前作を聴いた時、「いい加減バラード→お祭り曲でラストの構成は崩して欲しい」「黒猫さんががなり気味に歌う疾走曲がほしい」と思ったんですが…まずその二つが早くも叶ったのが、いち身勝手なファンとしては非常に嬉しいです(笑)。
しかもブルーズ色の強い「挽歌」やラストをスラッシーな曲で締める組曲「九尾」など、新機軸を導入しているのも良いですね。正直前作ではなんかネタ切れ感があったんですが…瞬火さん、ハングリー精神バリバリじゃないですか(笑)。

今作、歌メロが「クサさは抑え目だけど、すんなり耳に入ってくる」ものが多いと思う。
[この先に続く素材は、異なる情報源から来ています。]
struct PairSmem {
    uint32_t bitmap, bitmap2, stages, ring, items, args, bars, tiles, next, total;
};
__host__ __device__ inline PairSmem pair_smem(int log1, int log2b) {
    PairSmem s;
    uint32_t o = 0;
    s.bitmap = o;    o += 1u << (log1 - 3);
    s.bitmap2 = o;   o += 1u << (log2b - 3);                      o = (o + 127u) & ~127u;
    s.stages = o;    o += (uint32_t)kPairStages * kPairStageBytes;
    s.ring = o;      o += (uint32_t)kPairConsumers * kPairRing * 8u;
    s.items = o;     o += (uint32_t)kPairConsumers * kPairItems * 2u;
    s.bars = o;      o += 2u * kPairStages * 8u;
    s.tiles = o;     o += (uint32_t)kPairStages * 4u;
    s.next = o;      o += 4u;                                     o = (o + 15u) & ~15u;
    s.args = o;      o += (uint32_t)sizeof(PairTurnArgs);
    s.total = o;
    return s;
}

__device__ __forceinline__ void emit_direct(const ScanParams &p, int32_t h, int32_t e, int32_t k) {
    const unsigned long long g = atomicAdd(p.count, 1ULL);
    if (g < (unsigned long long)p.cap) { acb_match m; m.hay_id = h; m.end_index = e; m.key_id = k; p.out[g] = m; }
}

__device__ __noinline__ void pair_resolve_general(const ScanParams &p, long long q, uint32_t tag, uint32_t slot, uint4 e0, uint4 e1) {
    const uint32_t amask = (1u << p.logA) - 1u;
    long long h = -1, hs = 0, he = 0;
    for (;;) {
        if (e0.x == 0u) break;
        if (e0.x == tag) {
            const uint32_t kw[5] = {e0.w, e1.x, e1.y, e1.z, e1.w};
            const int j = (int)(e0.z & 0xffu), len = (int)((e0.z >> 8) & 0xffu);
            const int32_t kid = (int32_t)e0.y;
            if (h < 0) find_haystack(p, q, h, hs, he);
            const long long start = q - j;
            if (start >= hs && start + len <= he) {
                uint32_t ts[6];
                load_text(p, start, ts);
                if (text_equals(ts, start, len, kw)) {
                    if (kid >= 0) {
                        emit_direct(p, (int32_t)h, (int32_t)(((start + len - hs) >> p.letter_shift) - 1), kid);
                    } else {
                        int32_t st = 0;
                        for (long long i = start; i < he; ++i) {
                            const int c = __ldg(p.cls + p.hay[i]);
                            const int32_t nx = __ldg(p.gto + (long long)c * p.S + st);
                            if (nx < 0) break;
                            st = nx & kIdMask;
                            if (nx & kTermBit) emit_direct(p, (int32_t)h, (int32_t)((i - hs + 1) / p.L - 1), __ldg(p.key_of + st));
                        }
                    }
                }
            }
            if (e0.z & 0x10000u) break;
        }
        slot = (slot + 1) & amask;
        e0 = __ldg(p.anchors + 2 * (size_t)slot);
        e1 = __ldg(p.anchors + 2 * (size_t)slot + 1);
    }
}

union PairTurnRegs {
    uint4 v[sizeof(PairTurnArgs) / 16];
    PairTurnArgs a;
};
__device__ __forceinline__ void load_turn_args(PairTurnRegs &u, int g0, int g1) {
    extern __shared__ __align__(128) uint8_t smem_raw[];
    uint32_t dyn;
    asm("mov.u32 %0, %%dynamic_smem_size;" : "=r"(dyn));
    const uint32_t saddr = (uint32_t)__cvta_generic_to_shared(smem_raw) + dyn - (uint32_t)sizeof(PairTurnArgs);
#pragma unroll
    for (int i = g0; i < g1; i++)
        asm("ld.shared.v4.u32 {%0, %1, %2, %3}, [%4];" : "=r"(u.v[i].x), "=r"(u.v[i].y), "=r"(u.v[i].z), "=r"(u.v[i].w) : "r"(saddr + 16u * i));
}

__device__ __noinline__ void pair_resolve(const ScanParams &p, uint32_t sring, unsigned int head, unsigned int n) {
    const int lane = threadIdx.x & 31;
    const uint32_t lt_mask = (1u << lane) - 1u;
    PairTurnRegs u;
    const PairTurnArgs &a = u.a;
    bool hit = false;
    int32_t rh = 0, re = 0, rk = 0;
    if ((unsigned)lane < n) {
        load_turn_args(u, 0, 3);
        const uint32_t amask = (1u << a.logA) - 1u;
        const uint2 e = lds64(sring + (((head + (unsigned)lane) & (kPairRing - 1u)) << 3));
        const long long q = a.seg_begin + (long long)e.x;
        uint32_t slot = e.y >> (32 - a.logA);
        uint4 e0 = __ldg(a.anchors + 2 * (size_t)slot), e1 = __ldg(a.anchors + 2 * (size_t)slot + 1);
        uint32_t tq[6];
        load_text(a, q, tq);
        while (e0.x != 0u && e0.x != e.y) {
            slot = (slot + 1) & amask;
            e0 = __ldg(a.anchors + 2 * (size_t)slot);
            e1 = __ldg(a.anchors + 2 * (size_t)slot + 1);
        }
        if (e0.x != 0u) {
            if ((int32_t)e0.y >= 0 && (e0.z & 0x100ffu) == 0x10000u) {
                const uint32_t kw[5] = {e0.w, e1.x, e1.y, e1.z, e1.w};
                const int len = (int)((e0.z >> 8) & 0xffu);
                long long h, hs, he;
                load_turn_args(u, 3, 5);
                find_haystack(a, q, h, hs, he);
                hit = q + len <= he && text_equals(tq, q, len, kw);
                rh = (int32_t)h;
                re = (int32_t)(((q + len - hs) >> a.letter_shift) - 1);
                rk = (int32_t)e0.y;
            } else {
                pair_resolve_general(p, q, e.y, slot, e0, e1);
            }
        }
    }
    load_turn_args(u, 4, 6);
    const unsigned mh = __ballot_sync(kFull, hit);
    if (mh) {
        unsigned long long base = 0;
        if (lane == 0)
            asm volatile("atom.global.add.u64 %0, [%1], %2;" : "=l"(base) : "l"(__cvta_generic_to_global(a.count)), "l"((unsigned long long)__popc(mh)) : "memory");
        base = __shfl_sync(kFull, base, 0) + (unsigned long long)__popc(mh & lt_mask);
        if (hit && base < (unsigned long long)a.cap)
            asm volatile("st.global.u32 [%0], %1;\n\tst.global.u32 [%0+4], %2;\n\tst.global.u32 [%0+8], %3;"
                         :: "l"(__cvta_generic_to_global(a.out + base)), "r"(rh), "r"(re), "r"(rk) : "memory");
    }
}

__device__ __forceinline__ uint32_t probe_pair_run(uint32_t acc, uint32_t sbm, uint32_t n_words, uint32_t four, const uint32_t (&R)[5], uint32_t mulp) {
#pragma unroll
    for (int x = 0; x < 16; x += 2) {
#ifdef ACB_EXP_L1_NOWIDE
        const uint32_t hc = window(R, x + 1) * mulp, hb = hc >> 7;
#else
        const unsigned long long pr = mul_wide(window(R, x + 1), mulp);
        const uint32_t hc = (uint32_t)pr, hb = (uint32_t)(pr >> 32);
#endif
#ifdef ACB_EXP_L1_SHIFTIDX
        const uint32_t waddr = (hc >> 17) * four + sbm;
#else
        const uint32_t waddr = __umulhi(hc, n_words) * four + sbm;
#endif
#ifdef ACB_EXP_L1_NOLDS
        const uint32_t word = waddr;
#else
        const uint32_t word = lds_bitmap(waddr);
#endif
        const uint32_t ta = __funnelshift_l(0u, word, window(R, x));
        const uint32_t tb = __funnelshift_l(0u, word, hb);
#ifdef ACB_L1_CARRY
        asm("{ .reg .u32 t2; add.cc.u32 t2, %1, %1; addc.u32 %0, %0, %0; add.cc.u32 t2, %2, %2; addc.u32 %0, %0, %0; }"
            : "+r"(acc) : "r"(ta), "r"(tb));
#else
        acc = __funnelshift_l(ta, acc, 1);
        acc = __funnelshift_l(tb, acc, 1);
#endif
    }
    return acc;
}

template <int L2B>
__global__ void __launch_bounds__(kPairThreads, 1) acb_pair_kernel(const __grid_constant__ ScanParams p) {
    extern __shared__ __align__(128) uint8_t smem_raw[];
    const PairSmem lay = pair_smem(p.log1, p.log2b);
    const uint32_t sbase = (uint32_t)__cvta_generic_to_shared(smem_raw);
    const int tid = threadIdx.x, lane = tid & 31, warp = tid >> 5;
    const uint32_t bar_full = sbase + lay.bars, bar_empty = bar_full + 8u * kPairStages;
    volatile uint32_t *s_tile = reinterpret_cast<volatile uint32_t *>(smem_raw + lay.tiles);

    if (tid == 0) {
        *reinterpret_cast<unsigned int *>(smem_raw + lay.next) = 0u;
        PairTurnArgs &a = *reinterpret_cast<PairTurnArgs *>(smem_raw + lay.args);
        a.hay = p.hay; a.total = p.total; a.seg_begin = p.seg_begin; a.anchors = p.anchors;
        a.logA = p.logA; a.stride_shift = p.stride_shift; a.letter_shift = p.letter_shift; a.pad = 0;
        a.offsets = p.offsets; a.n_hay = p.n_hay; a.stride_bytes = p.stride_bytes; a.cap = p.cap;
        a.out = p.out; a.count = p.count;
        for (int s = 0; s < kPairStages; s++) {
            mbar_init(bar_full + 8u * s, 1);
            mbar_init(bar_empty + 8u * s, kPairTileSlices);
        }
        asm volatile("fence.mbarrier_init.release.cluster;" ::: "memory");
    }
    __syncthreads();

    const uint32_t seg_len = (uint32_t)(p.seg_end - p.seg_begin);

    if (warp == kPairConsumers) {
        stream_producer<kPairConsumers, kPairTileSlices, kPairStages>(p, smem_raw, sbase, lay.stages, bar_full, bar_empty, s_tile, lane);
    } else {
        {
            const int n16 = (1 << (p.log1 - 7)) + (1 << (p.log2b - 7));
            const uint4 *src = reinterpret_cast<const uint4 *>(p.bm1);
            for (int i = tid; i < n16; i += kPairConsumers * 32)
                asm volatile("cp.async.cg.shared.global [%0], [%1], 16;" :: "r"(sbase + lay.bitmap + 16u * i), "l"(src + i));
            asm volatile("cp.async.commit_group;");
            asm volatile("cp.async.wait_group 0;" ::: "memory");
            asm volatile("bar.sync 1, %0;" :: "n"(kPairConsumers * 32) : "memory");
        }
        const uint32_t sbm = sbase + lay.bitmap, sbm2 = sbase + lay.bitmap2;
        const uint32_t n_words = 1u << (p.log1 - 5);
        const int l2b = L2B ? L2B : p.log2b;
        const int shy_w = 37 - l2b, shy_a = 32 - l2b, shy_b = 27 - l2b;
        const uint32_t four = 4u + (uint32_t)(p.log1 >> 8);
        const uint32_t mulp = acb_pair_mul() + (uint32_t)(p.log1 >> 8);
        const uint32_t mul2 = p.mul2[0];
        const uint32_t lt_mask = (1u << lane) - 1u;
        const uint32_t sring = sbase + lay.ring + (uint32_t)warp * (kPairRing * 8u);
        const uint32_t sitems = sbase + lay.items + (uint32_t)warp * (kPairItems * 2u);
        const uint32_t snext = sbase + lay.next;
        const uint32_t sstages = sbase + lay.stages;
        const uint32_t lane16 = (uint32_t)lane << 4;
        unsigned int n_cand = 0, head = 0;

        auto offset_of = [&](uint32_t y) { return lane16 + y + (y & 16u) * 31u; };
        auto top_bit = [](uint32_t m) { uint32_t y; asm("bfind.u32 %0, %1;" : "=r"(y) : "r"(m)); return y; };
        auto list_all = [&](uint32_t pend) {
            const unsigned int cnt = (unsigned)__popc(pend);
            unsigned int incl = cnt;
#pragma unroll
            for (int d = 1; d < 32; d <<= 1) {
                const unsigned int v = __shfl_up_sync(kFull, incl, d);
                if (lane >= d) incl += v;
            }
            uint32_t at = sitems + 2u * (incl - cnt);
            while (pend) {
                const uint32_t y = top_bit(pend);
                pend ^= 1u << y;
                sts16(at, offset_of(y));
                at += 2u;
            }
        };
        auto item_round = [&](uint32_t slice_saddr, uint32_t pos_base, unsigned int base, unsigned int take) {
            uint32_t ok = 0, pos = 0, tag = 0;
            if ((unsigned)lane < take) {
                const uint32_t t = lds16(sitems + 2u * (base + (unsigned)lane));
                const uint32_t ga = slice_saddr + t, wa = ga & ~3u;
                const uint32_t lo = lds32(wa), hi = lds32(wa + 4u);
                const uint32_t w = __funnelshift_r(lo, hi, ga << 3);
                tag = (w * mul2) | 1u;
                const uint32_t word = lds_bitmap((tag >> shy_w) * four + sbm2);
                ok = __funnelshift_r(word, 0u, tag >> shy_a) & __funnelshift_r(word, 0u, tag >> shy_b) & 1u;
                pos = pos_base + t;
            }
            if (p.log3) {
                const uint32_t i0 = (tag * ACB_TAGMAP_MIX) >> (32 - p.log3);
                if (ok) ok = (__ldg(p.bm3 + (i0 >> 5)) >> (i0 & 31u)) & 1u;
            }
#ifdef ACB_EXP_NODRAIN
            if (ok && tag == pos) s_tile[0] = 2u;
#else
            const unsigned mk = __ballot_sync(kFull, ok);
            if (ok) {
                const uint32_t at = sring + (((head + n_cand + (unsigned)__popc(mk & lt_mask)) & (kPairRing - 1u)) << 3);
                asm volatile("st.shared.v2.u32 [%0], {%1, %2};" :: "r"(at), "r"(pos), "r"(tag) : "memory");
            }
            n_cand += (unsigned)__popc(mk);
#endif
        };

        for (;;) {
            unsigned int g = 0;
            asm volatile("{ .reg .pred e; elect.sync _|e, 0xffffffff; @e atom.shared.add.u32 %0, [%1], 1; }"
                         : "+r"(g) : "r"(snext) : "memory");
            g = __shfl_sync(kFull, g, 0);
            const uint32_t fill = g >> kPairTileLog, stage = fill & (kPairStages - 1u);
            const uint32_t slice_off = (g & (kPairTileSlices - 1u)) * (uint32_t)kSliceBytes;
            mbar_wait(bar_full + 8u * stage, (fill >> kPairStageLog) & 1u);
            const uint32_t tile = s_tile[stage];
            if (tile == kNoTile) break;
            const uint32_t tile_off = tile * (uint32_t)kPairTileBytes;
            const uint32_t n_valid = (seg_len - tile_off < (uint32_t)kPairTileBytes) ? seg_len - tile_off : (uint32_t)kPairTileBytes;
            const uint32_t slice_saddr = sstages + stage * (uint32_t)kPairStageBytes + slice_off;
            const uint32_t pos_base = tile_off + slice_off;
            uint32_t pend = 0;
            if (slice_off < n_valid) {
                const uint32_t saddr = slice_saddr + lane16;
                uint32_t R0[5], R1[5];
                {
                    const uint4 v = lds128(saddr), u = lds128(saddr + 512u);
                    R0[0] = v.x; R0[1] = v.y; R0[2] = v.z; R0[3] = v.w;
                    R1[0] = u.x; R1[1] = u.y; R1[2] = u.z; R1[3] = u.w;
                }
                R0[4] = __shfl_down_sync(kFull, R0[0], 1);
                R1[4] = __shfl_down_sync(kFull, R1[0], 1);
                const uint32_t r1_first = __shfl_sync(kFull, R1[0], 0);
                if (lane == 31) { R0[4] = r1_first; R1[4] = lds32(slice_saddr + (uint32_t)kSliceBytes); }
#ifdef ACB_EXP_NOPROBE
                pend = (R0[0] ^ R0[3] ^ R0[4] ^ R1[1] ^ R1[4]) == 0x12345678u ? 1u : 0u;
#else
                pend = probe_pair_run(0u, sbm, n_words, four, R0, mulp);
                pend = probe_pair_run(pend, sbm, n_words, four, R1, mulp);
                pend = __brev(pend);
#endif
                if (n_valid - slice_off < (uint32_t)kSliceBytes) {
                    const int v0 = (int)(n_valid - slice_off) - lane * 16, v1 = v0 - 512;
                    const uint32_t m0 = v0 <= 0 ? 0u : (v0 >= 16 ? 0xffffu : ((1u << v0) - 1u));
                    const uint32_t m1 = v1 <= 0 ? 0u : (v1 >= 16 ? 0xffffu : ((1u << v1) - 1u));
                    pend &= m0 | (m1 << 16);
                }
#ifdef ACB_EXP_NOSURV
                if (pend == 0x9e3779b9u) s_tile[0] = 1u;
                pend = 0;
#endif
            }
            unsigned int tot = __reduce_add_sync(kFull, (unsigned)__popc(pend));
            if (tot <= 32u) {
                if (tot) {
                    list_all(pend);
                    __syncwarp();
                    item_round(slice_saddr, pos_base, 0u, tot);
                }
            } else {
                while (tot) {
                    unsigned int n_items;
                    if (tot <= (unsigned)kPairItems) {
                        list_all(pend);
                        n_items = tot;
                        tot = 0;
                    } else {
                        n_items = 0;
                        do {
                            const unsigned int mp = __ballot_sync(kFull, pend != 0u);
                            if (pend) {
                                const uint32_t y = top_bit(pend);
                                pend ^= 1u << y;
                                sts16(sitems + 2u * (n_items + (unsigned)__popc(mp & lt_mask)), offset_of(y));
                            }
                            n_items += (unsigned)__popc(mp);
                        } while (n_items <= (unsigned)(kPairItems - 32));
                        tot -= n_items;
                    }
                    __syncwarp();
                    for (unsigned int base = 0; base < n_items;) {
                        if (n_cand == (unsigned)kPairRing) {
                            __syncwarp();
                            pair_resolve(p, sring, head, 32u); head += 32u; n_cand -= 32u;
                            continue;
                        }
                        unsigned int take = n_items - base;
                        if (take > 32u) take = 32u;
                        if (take > (unsigned)kPairRing - n_cand) take = (unsigned)kPairRing - n_cand;
                        item_round(slice_saddr, pos_base, base, take);
                        base += take;
                    }
                    __syncwarp();
                }
            }
            __syncwarp();
            if (lane == 0) mbar_arrive(bar_empty + 8u * stage);
            while (n_cand >= 32u) { pair_resolve(p, sring, head, 32u); head += 32u; n_cand -= 32u; }
        }
        if (n_cand) { __syncwarp(); pair_resolve(p, sring, head, n_cand); }
    }
    __syncthreads();
    if (tid == 0) {
        __threadfence();
        unsigned int done = atomicAdd(p.work_ctr + 1, 1u);
        if (done == gridDim.x - 1) {
            p.work_ctr[0] = 0u;
            p.work_ctr[1] = 0u;
            __threadfence();
        }
    }
}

「臥龍點睛」辺りからこうした傾向が現れてきてると思いますが、今作に至ってその手の曲をクサい疾走曲以上の聴き応えで聴かせる事が出来るようになったんじゃないかと思います。特に「十六夜の雨」の何ともいえない、切ない雰囲気なんかは歌詞と凄くマッチしてる。
あからさまな和な歌メロを使わなくなった分、第一印象でのインパクトこそ薄れてますが、今作はそれにも勝る聴き応えがあるので問題無いと思う。偉そうな事を言わせてもらえば、「臥龍點睛」以降の陰陽座の音楽性の、完成形と言えるアルバムなのではないでしょうか。

ただし、「鬼哭転生」の「陰陽師」のような、陰陽座の表題曲となるような楽曲がないのは結構不満かも。全体的に高いレベルで安定しすぎていて、ソツがなさすぎな感じ。二枚のパイロットシングルも「表題曲」というには多少小粒だし。願わくば、次のアルバムでは「陰陽座といえばこの曲!!」というような曲を入れて欲しい。そしてその「名刺代わりの曲」を新アルバムの発売の度に更新出来るようなバンドになって欲しい。それだけが私の望みです…なんて(笑)。